## PROBLEM TO SOLVE
The records appear below. Repeat them exactly.
── DATA RECORDS
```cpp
int build_one_program(rdmi_ctx* c, int S, bool coop = false, bool train = false) {
    int used = 0, used1 = 0;
    {
        rdmi_ctx::FusedProg sizing;
        if (int e = build_fused_program_pass(c, sizing, S, 8 * 1024, 24 * 1024, &used, &used1, coop, train)) return e;
    }
    rdmi_ctx::FusedProg q;
    if (int e = build_fused_program_pass(c, q, S, (used + 63) & ~63, (used1 + 63) & ~63, &used, &used1, coop, train)) return e;
    c->progs.push_back(std::move(q));
    return 0;
}

int resident_workgroups() {
#ifdef RDMI_EMU
    return 256;
#else
    int dev = 0, cus = 0;
    if (hipGetDevice(&dev) != hipSuccess || hipDeviceGetAttribute(&cus, hipDeviceAttributeMultiprocessorCount, dev) != hipSuccess) return 0;
    return cus;
#endif
// ... 1317 lines not shown
```

### optimized-diffusion-model_amd/csrc/unet_kernel.h

```cpp
#pragma once
#include <cstddef>

#include "common.h"

#define UW_THREADS 512
#define UW_WAVES 8
#ifndef UW_PF_M4
#define UW_PF_M4 4
#endif
#ifndef UW_PF_N1
#define UW_PF_N1 4
#endif
#ifndef UW_PF_KS1
#define UW_PF_KS1 4
#endif
#ifndef UW_PRIO
#define UW_PRIO 0
#endif
#ifndef UW_LIGHT_BARRIER
#define UW_LIGHT_BARRIER 0
#endif

__device__ __forceinline__ void lds_barrier() {
#if defined(__HIP_DEVICE_COMPILE__) && UW_LIGHT_BARRIER
// ... 735 lines not shown
    const int col = nt * 16 + lrow;
    const int gcol = min(col, o_Cout - 1) >> 2, G4 = o_Cout >> 2;
    const float* slots = lds_f(OPI(w, gn_slot_off));
    const float inv_cnt = OPF(w, inv_cnt), eps = OPF(w, eps);
    const int act = OPI(w, gn_act), rs = OPI(w, gn_rs);
    float* dstp = lds_f(OPI(w, gn_off));
    float mean = 0.f, rstd = 0.f;
    if (o_samp >= 0) {
        const float* slot = slots + (size_t)gcol * nslots * 2;
        float s1 = 0.f, s2 = 0.f;
        for (int k = 0; k < nslots; k += 2) {
            const f32x4 p = *reinterpret_cast<const f32x4*>(slot + 2 * k);
            s1 += p[0]; s2 += p[1]; s1 += p[2]; s2 += p[3];
        }
        mean = s1 * inv_cnt;
        rstd = (1.0f / sqrtf(fmaxf(s2 * inv_cnt - mean * mean, 0.f) + eps)) * gmul;
    }
#pragma unroll
    for (int i = 0; i < 4; ++i)
        if (i < nmt) {
            if (o_samp < 0) {
                float s1, s2;
                if (hw_shift == 4) {
                    const float* slot = slots + (size_t)((mt0 + i * WM) * G4 + gcol) * 8;
                    const f32x4 p = *reinterpret_cast<const f32x4*>(slot), q = *reinterpret_cast<const f32x4*>(slot + 4);
                    s1 = (p[0] + p[2]) + (q[0] + q[2]); s2 = (p[1] + p[3]) + (q[1] + q[3]);
                } else { s1 = ps1[i]; s2 = ps2[i]; }
                mean = s1 * inv_cnt;
                rstd = (1.0f / sqrtf(fmaxf(s2 * inv_cnt - mean * mean, 0.f) + eps)) * gmul;
            }
            const int row0 = (mt0 + i * WM) * 16 + kq * 4;
#pragma unroll
            for (int r = 0; r < 4; ++r) {
                const float y = (acc[i][r] - mean) * rstd + gadd;
                float ya = act ? silu_f(y) : y;
                if (TR) {
                    const int dop = OPI(w, drop_op);
                    if (dop >= 0 && u.drop_p > 0.f)
                        ya *= dropout_scale((uint64_t)*u.seed_dev, (uint32_t)dop, ((uint64_t)min(n0, u.NB - 1) * o_rows + (row0 + r)) * o_Cout + col, u.drop_p);
                }
                if (row0 + r < o_rows && col < o_Cout) dstp[(row0 + r) * rs + col] = ya;
            }
        }
}
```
────
## RESPONSE BOX
```cpp
int build_one_program(rdmi_ctx* c, int S, bool coop = false, bool train = false) {
    int used = 0, used1 = 0;
    {
        rdmi_ctx::FusedProg sizing;
        if (int e = build_fused_program_pass(c, sizing, S, 8 * 1024, 24 * 1024, &used, &used1, coop, train)) return e;
    }
    rdmi_ctx::FusedProg q;
    if (int e = build_fused_program_pass(c, q, S, (used + 63) & ~63, (used1 + 63) & ~63, &used, &used1, coop, train)) return e;
    c->progs.push_back(std::move(q));
    return 0;
}

int resident_workgroups() {
#ifdef RDMI_EMU
    return 256;
#else
    int dev = 0, cus = 0;
    if (hipGetDevice(&dev) != hipSuccess || hipDeviceGetAttribute(&cus, hipDeviceAttributeMultiprocessorCount, dev) != hipSuccess) return 0;
    return cus;
#endif
// ... 1317 lines not shown
```

### optimized-diffusion-model_amd/csrc/unet_kernel.h

```cpp
#pragma once
#include <cstddef>

#include "common.h"

#define UW_THREADS 512
#define UW_WAVES 8
#ifndef UW_PF_M4
#define UW_PF_M4 4
#endif
#ifndef UW_PF_N1
#define UW_PF_N1 4
#endif
#ifndef UW_PF_KS1
#define UW_PF_KS1 4
#endif
#ifndef UW_PRIO
#define UW_PRIO 0
#endif
#ifndef UW_LIGHT_BARRIER
#define UW_LIGHT_BARRIER 0
#endif

__device__ __forceinline__ void lds_barrier() {
#if defined(__HIP_DEVICE_COMPILE__) && UW_LIGHT_BARRIER
// ... 735 lines not shown
    const int col = nt * 16 + lrow;
    const int gcol = min(col, o_Cout - 1) >> 2, G4 = o_Cout >> 2;
    const float* slots = lds_f(OPI(w, gn_slot_off));
    const float inv_cnt = OPF(w, inv_cnt), eps = OPF(w, eps);
    const int act = OPI(w, gn_act), rs = OPI(w, gn_rs);
    float* dstp = lds_f(OPI(w, gn_off));
    float mean = 0.f, rstd = 0.f;
    if (o_samp >= 0) {
        const float* slot = slots + (size_t)gcol * nslots * 2;
        float s1 = 0.f, s2 = 0.f;
        for (int k = 0; k < nslots; k += 2) {
            const f32x4 p = *reinterpret_cast<const f32x4*>(slot + 2 * k);
            s1 += p[0]; s2 += p[1]; s1 += p[2]; s2 += p[3];
        }
        mean = s1 * inv_cnt;
        rstd = (1.0f / sqrtf(fmaxf(s2 * inv_cnt - mean * mean, 0.f) + eps)) * gmul;
    }
#pragma unroll
    for (int i = 0; i < 4; ++i)
        if (i < nmt) {
            if (o_samp < 0) {
                float s1, s2;
                if (hw_shift == 4) {
                    const float* slot = slots + (size_t)((mt0 + i * WM) * G4 + gcol) * 8;
                    const f32x4 p = *reinterpret_cast<const f32x4*>(slot), q = *reinterpret_cast<const f32x4*>(slot + 4);
                    s1 = (p[0] + p[2]) + (q[0] + q[2]); s2 = (p[1] + p[3]) + (q[1] + q[3]);
                } else { s1 = ps1[i]; s2 = ps2[i]; }
                mean = s1 * inv_cnt;
                rstd = (1.0f / sqrtf(fmaxf(s2 * inv_cnt - mean * mean, 0.f) + eps)) * gmul;
            }
            const int row0 = (mt0 + i * WM) * 16 + kq * 4;
#pragma unroll
            for (int r = 0; r < 4; ++r) {
                const float y = (acc[i][r] - mean) * rstd + gadd;
                float ya = act ? silu_f(y) : y;
                if (TR) {
                    const int dop = OPI(w, drop_op);
                    if (dop >= 0 && u.drop_p > 0.f)
                        ya *= dropout_scale((uint64_t)*u.seed_dev, (uint32_t)dop, ((uint64_t)min(n0, u.NB - 1) * o_rows + (row0 + r)) * o_Cout + col, u.drop_p);
                }
                if (row0 + r < o_rows && col < o_Cout) dstp[(row0 + r) * rs + col] = ya;
            }
        }
}
```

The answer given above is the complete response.